Getting back to the more sensible ideas from the WHO report, they prefer to focus on food instead of supplements, and they encourage a Mediterranean-style diet. This guideline, like all the rest that follow, is a conditional recommendation.

This means — as far as cognition is concerned, and ignoring for the moment the other effects a food has on the body — the authors are not sure about the balance between desirable and undesirable outcomes. And they acknowledge that different choices might be appropriate for individuals according to their circumstances.

They accept that dietary factors are involved with the development of dementia and that “a healthy diet may have a great preventive potential for cognitive impairment.” Fruit, vegetables, nuts, olive oil, and coffee are most consistently associated with decreased dementia risk, they write.

The other conditional recommendations are to:

  • Stop drinking excessive amounts of alcohol
  • Challenge the brain with cognitive stimulation or training
  • Lose weight if overweight or obese
  • Reduce high blood pressure
  • Manage diabetes with medications or lifestyle interventions
  • Correct abnormal blood fats

The authors did not find sufficient evidence for taking antidepressants, wearing a hearing aid, or engaging in social activity. The studies they examined didn’t prove that these reduce the risk of cognitive decline or dementia, so they didn’t receive even a conditional recommendation.

Again, there are smaller, more rigorous studies to suggest that hearing loss, social isolation and medications are all strongly involved in causing people to lose memory and cognitive ability.

Overall Evidence is Weak

Perhaps the most important finding from the WHO report is how meager the existing evidence is for all these interventions, with the sole exception of physical activity. (By the way, I’m on record as calling exercise “the strongest medicine discovered so far for brain health.”)

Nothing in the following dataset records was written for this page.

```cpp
MFN_API int mfn_flow_consistency(const float* flow_fw, const float* flow_bw, unsigned char* occ_fw, unsigned char* occ_bw,
                                 int N, int H, int W, float alpha, float beta, void* stream);

MFN_API long long mfn_interpolate_frames_workspace_bytes(int N, int H, int W);
MFN_API int mfn_interpolate_frames(const unsigned char* img0, const unsigned char* img1, const float* flow_fw,
                                   const float* flow_bw, const unsigned char* occ_fw, const unsigned char* occ_bw,
                                   unsigned char* out, void* ws, long long ws_bytes, int N, int H, int W,
                                   const float* times_host, int T, float occ_weight, void* stream);

MFN_API int mfn_warp_mask_backward_det(const float* grad_out, const float* out, const float* conv_out,
                                       const float* x, const float* flow_up, const float* mask_up,
                                       const float* weight, float* grad_x, float* grad_flow_up,
                                       float* grad_mask_up, float* grad_weight, float* grad_bias,
                                       float* grad_tradeoff, float* grad_conv_ws, int N, int C, int H, int W,
                                       int F, float flow_scale, float level_stride, float leaky_slope,
                                       int border_mode, void* det_ws, long long det_ws_bytes, void* stream);
MFN_API int mfn_deformable_conv_backward_det(const float* grad_out, const float* data, const float* offset,
                                             const float* weight, float* grad_data, float* grad_offset,
                                             float* grad_weight, float* grad_bias, int N, int C, int H, int W,
                                             int F, int border_mode, void* det_ws, long long det_ws_bytes,
                                             void* stream);
MFN_API int mfn_bilinear_sampler_backward_det(const float* grad_out, const float* data, const float* grid,
                                              float* grad_data, float* grad_grid, int N, int C, int H, int W,
                                              int OH, int OW, void* det_ws, long long det_ws_bytes, void* stream);
MFN_API int mfn_image_warp_concat_backward_det(const float* grad_c40, const float* im2, const float* flow_q,
                                               const float* mask_q, float* grad_im2, float* grad_flow_up,
                                               float* grad_mask_up, int N, int Ci, int H, int W, float flow_scale,
                                               void* det_ws, long long det_ws_bytes, void* stream);
MFN_API int mfn_preprocess_forward_det(const void* img1, const void* img2, int is_uint8, float* out1, float* out2,
                                       float* rgb_mean, int N, int C, int H, int W, int OH, int OW, void* det_ws,
                                       long long det_ws_bytes, void* stream);

MFN_API int mfn_geometry_augment_forward(const void* img1, const void* img2, int is_uint8, const float* flow, const void* mask,
                                         int mask_broadcast, const float* params, float* out_img1, float* out_img2,
                                         float* out_flow, float* out_mask, int N, int H, int W, int TH, int TW, void* stream);
MFN_API long long mfn_color_augment_workspace_bytes(int N);
MFN_API int mfn_color_augment_forward(const float* img1, const float* img2, const float* params, const float* noise1,
                                      const float* noise2, float noise_sigma, long long seed, float* out1, float* out2,
                                      void* workspace, long long workspace_bytes, int N, int H, int W, int has_gamma,
                                      void* stream);

MFN_API long long mfn_multiscale_epe_workspace_bytes(int N);
MFN_API int mfn_multiscale_epe_forward(const float* flow, const float* mask, const float* const* preds, const int* scales,
                                       const float* weights, int num_scales, float eps, float q, float* loss, float* mask_sum,
                                       void* workspace, long long workspace_bytes, int N, int H, int W, void* stream);
MFN_API int mfn_multiscale_epe_backward(const float* flow, const float* mask, const float* const* preds, const int* scales,
                                        const float* weights, int num_scales, float eps, float q, const float* grad_loss,
                                        const float* mask_sum, float* const* grad_preds, int N, int H, int W, void* stream);

MFN_API int mfn_census_loss_forward(const float* img1, const float* img2w, const unsigned char* occ, float* coef, float* vsum,
                                    float* loss, void* ws, long long ws_bytes, int N, int H, int W, void* stream);
MFN_API int mfn_census_loss_backward(const float* img1, const float* img2w, const float* coef, const float* vsum,
                                     const float* g_loss, float* g_img2w, int N, int H, int W, void* stream);
MFN_API int mfn_smoothness_loss_forward(const float* flow, const float* img, float* loss, void* ws, long long ws_bytes, int N,
                                        int H, int W, void* stream);
MFN_API int mfn_smoothness_loss_backward(const float* flow, const float* img, const float* g_loss, float* g_flow, int N,
                                         int H, int W, void* stream);

#ifdef __cplusplus
}
#endif
#endif
```

maskflownet_b200/_lib.py:

```python
from __future__ import annotations

import ctypes
import os
import subprocess

_HERE = os.path.dirname(os.path.abspath(__file__))
SO_PATH = os.environ.get("MFN_LIB_PATH") or os.path.join(_HERE, "libmaskflow_b200.so")
_lib = None

_f = ctypes.c_void_p
_i = ctypes.c_int
_ll = ctypes.c_longlong
_fl = ctypes.c_float

SIGNATURES = {
    "mfn_correlation_forward": [_f, _f, _f, _i, _i, _i, _i, _i, _i, _i, _i, _i, _i, _ll, _fl, _i, _f],
    "mfn_correlation_backward": [_f, _f, _f, _f, _f, _f, _i, _i, _i, _i, _i, _ll, _fl, _f],
    "mfn_deformable_conv_forward": [_f, _f, _f, _f, _f] + [_i] * 16 + [_f],
    "mfn_deformable_conv_backward": [_f] * 8 + [_i] * 6 + [_f],
    "mfn_warp_mask_forward": [_f] * 10 + [_i] * 6 + [_fl, _fl, _fl, _i, _f],
    "mfn_warp_mask_forward_tc": [_f] * 10 + [_i] * 6 + [_fl, _fl, _fl, _i, _f],
    "mfn_warp_mask_forward_resample": [_f] * 11 + [_i] * 6 + [_fl, _fl, _fl, _i, _f],
    "mfn_warp_mask_backward": [_f] * 14 + [_i] * 5 + [_fl, _fl, _fl, _i, _f],
    "mfn_upsample_forward": [_f, _f, _i, _i, _i, _i, _fl, _f],
    "mfn_upsample_backward": [_f, _f, _i, _i, _i, _i, _fl, _f],
    "mfn_grid_generator_warp_forward": [_f, _f, _i, _i, _i, _f],
    "mfn_bilinear_sampler_forward": [_f, _f, _f, _i, _i, _i, _i, _i, _i, _f],
    "mfn_image_warp_concat_forward": [_f] * 6 + [_i] * 4 + [_fl, _f],
    "mfn_grid_generator_warp_backward": [_f, _f, _i, _i, _i, _f],
    "mfn_bilinear_sampler_backward": [_f] * 5 + [_i] * 6 + [_f],
    "mfn_image_warp_concat_backward": [_f] * 7 + [_i] * 4 + [_fl, _f],
    "mfn_preprocess_forward": [_f, _f, _i, _f, _f, _f, _i, _i, _i, _i, _i, _i, _f],
    "mfn_postprocess_forward": [_f, _f, _i, _i, _i, _i, _i, _i, _i, _i, _f],
    "mfn_flow_to_color": [_f, _f, _f, _i, _i, _i, _fl, _i, _f],
    "mfn_flow_consistency": [_f, _f, _f, _f, _i, _i, _i, _fl, _fl, _f],
    "mfn_interpolate_frames_workspace_bytes": [_i, _i, _i],
    "mfn_interpolate_frames": [_f] * 8 + [_ll, _i, _i, _i, _f, _i, _fl, _f],
    "mfn_warp_mask_backward_det": [_f] * 14 + [_i] * 5 + [_fl, _fl, _fl, _i, _f, _ll, _f],
    "mfn_deformable_conv_backward_det": [_f] * 8 + [_i] * 6 + [_f, _ll, _f],
    "mfn_bilinear_sampler_backward_det": [_f] * 5 + [_i] * 6 + [_f, _ll, _f],
    "mfn_image_warp_concat_backward_det": [_f] * 7 + [_i] * 4 + [_fl, _f, _ll, _f],
    "mfn_preprocess_forward_det": [_f, _f, _i, _f, _f, _f, _i, _i, _i, _i, _i, _i, _f, _ll, _f],
    "mfn_geometry_augment_forward": [_f, _f, _i, _f, _f, _i, _f, _f, _f, _f, _f, _i, _i, _i, _i, _i, _f],
    "mfn_color_augment_forward": [_f, _f, _f, _f, _f, _fl, _ll, _f, _f, _f, _ll, _i, _i, _i, _i, _f],
    "mfn_multiscale_epe_forward": [_f, _f, _f, _f, _f, _i, _fl, _fl, _f, _f, _f, _ll, _i, _i, _i, _f],
    "mfn_multiscale_epe_backward": [_f, _f, _f, _f, _f, _i, _fl, _fl, _f, _f, _f, _i, _i, _i, _f],
    "mfn_census_loss_forward": [_f] * 7 + [_ll, _i, _i, _i, _f],
    "mfn_census_loss_backward": [_f] * 6 + [_i, _i, _i, _f],
    "mfn_smoothness_loss_forward": [_f] * 4 + [_ll, _i, _i, _i, _f],
    "mfn_smoothness_loss_backward": [_f] * 4 + [_i, _i, _i, _f],
    "mfn_set_tuning": [ctypes.c_char_p, _i],
    "mfn_conv3x3_pack_weights": [_f, _f, _i, _i, _f],
    "mfn_conv3x3_forward": [_f, _ll, _f, _f, _f, _ll, _i, _i, _i, _i, _i, _i, _fl, _f],
    "mfn_conv3x3_forward_ex": [_f, _ll, _f, _f, _f, _ll, _i, _i, _i, _i, _i, _i, _i, _i, _fl, _f],
    "mfn_conv3x3_forward_ws": [_f, _ll, _f, _f, _f, _ll, _i, _i, _i, _i, _i, _i, _i, _i, _fl, _f, _ll, _f],
    "mfn_conv3x3_forward_split": [_f, _i, _i, _f, _f, _f, _ll, _f, _i, _i] + [_i] * 7 + [_fl, _f, _ll, _f],
    "mfn_split_pack": [_f, _ll, _i, _i, _i, _i, _f, _i, _i, _f],
    "mfn_bf16_pack": [_f, _ll, _i, _i, _i, _i, _f, _i, _i, _f],
}
RESTYPES = {"mfn_interpolate_frames_workspace_bytes": _ll}


class MaskflowError(RuntimeError):
    pass


def build(verbose: bool = False) -> str:
    cmd = ["make", "-C", os.path.join(_HERE, "csrc"), "-j8"]
    res = subprocess.run(cmd, capture_output=not verbose, text=True)
    if res.returncode != 0:
        raise MaskflowError("building libmaskflow_b200.so failed:\n" + (res.stdout or "") + (res.stderr or ""))
    return SO_PATH


def lib() -> ctypes.CDLL:
    global _lib
    if _lib is None:
        if not os.path.exists(SO_PATH):
            raise MaskflowError(
                f"{SO_PATH} is missing: run `python -c 'import __graft_entry__ as g; g.build()'` "
                "(or `make -C maskflownet_b200/csrc`).  There is no CPU / PyTorch fallback for the hot path.")
        L = ctypes.CDLL(SO_PATH)
        L.mfn_version.restype = ctypes.c_int
        L.mfn_last_error.restype = ctypes.c_char_p
        L.mfn_last_kernel.restype = ctypes.c_char_p
        L.mfn_launch_count.restype = ctypes.c_ulonglong
        L.mfn_conv3x3_packed_bytes.restype = ctypes.c_longlong
        L.mfn_conv3x3_packed_bytes.argtypes = [ctypes.c_int, ctypes.c_int]
        L.mfn_conv3x3_workspace_bytes.restype = ctypes.c_longlong
        L.mfn_conv3x3_workspace_bytes.argtypes = [ctypes.c_int] * 7
        L.mfn_color_augment_workspace_bytes.restype = ctypes.c_longlong
        L.mfn_color_augment_workspace_bytes.argtypes = [ctypes.c_int]
        L.mfn_multiscale_epe_workspace_bytes.restype = ctypes.c_longlong
        L.mfn_multiscale_epe_workspace_bytes.argtypes = [ctypes.c_int]
        L.mfn_warp_resample_workspace_bytes.restype = ctypes.c_longlong
        L.mfn_warp_resample_workspace_bytes.argtypes = [ctypes.c_int] * 4
        for name, argtypes in SIGNATURES.items():
            fn = getattr(L, name)
            fn.argtypes = argtypes
            fn.restype = RESTYPES.get(name, ctypes.c_int)
        _lib = L
        for item in filter(None, os.environ.get("MFN_TUNING", "").split(",")):
            key, _, val = item.partition("=")
            if key.strip() in ("corr_dbg", "conv_dbg"):
                raise MaskflowError(f"MFN_TUNING: {key.strip()} is a profiling switch (results invalid); set it from a tool, "
                                    "not the environment")
            if L.mfn_set_tuning(key.strip().encode(), int(val)):
                raise MaskflowError(f"MFN_TUNING: {L.mfn_last_error().decode()}")
    return _lib


def last_error() -> str:
    return lib().mfn_last_error().decode()


def last_kernel() -> str:
    return lib().mfn_last_kernel().decode()


def launch_count() -> int:
    return int(lib().mfn_launch_count())


def call(name: str, *args) -> None:
    rc = getattr(lib(), name)(*args)
    if rc != 0:
        kind = "argument/support error" if rc < 0 else "CUDA error"
        raise MaskflowError(f"{name} failed ({kind} {rc}): {last_error()}")


def set_tuning(key: str, value: int) -> None:
    call("mfn_set_tuning", key.encode(), int(value))
```

maskflownet_b200/csrc/api.cu:

```cuda
#include <atomic>
#include <cstdarg>
#include <cstdio>
#include <cstring>

#include "common.cuh"

namespace mfn {

static thread_local char g_err[512] = "";
static thread_local const char* g_kernel = "";
static std::atomic<unsigned long long> g_launches{0};

int fail(int code, const char* fmt, ...) {
  va_list ap;
  va_start(ap, fmt);
  vsnprintf(g_err, sizeof(g_err), fmt, ap);
  va_end(ap);
  return code;
}

void note_kernel(const char* name) { g_kernel = name; }

Tuning& tuning() {
  static Tuning t;
  return t;
}

int check_launch(const char* kernel_name) {
  const cudaError_t e = cudaGetLastError();
  if (e != cudaSuccess) return fail((int)e, "%s: launch failed: %s", kernel_name, cudaGetErrorString(e));
  g_kernel = kernel_name;
  g_launches.fetch_add(1, std::memory_order_relaxed);
  g_err[0] = '\0';
  return MFN_OK;
}

}
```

For the other factors, Robert Howard, Professor of Old Age Psychiatry, University College London, summed up the problem when he said:

“These guidelines do an important job in highlighting the weakness of the available evidence and should be a call to arms for investment in the highest quality interventional dementia prevention trials.

“We are probably decades away from treatments to slow or stop established dementia. Prevention would be so much better than a distant cure.”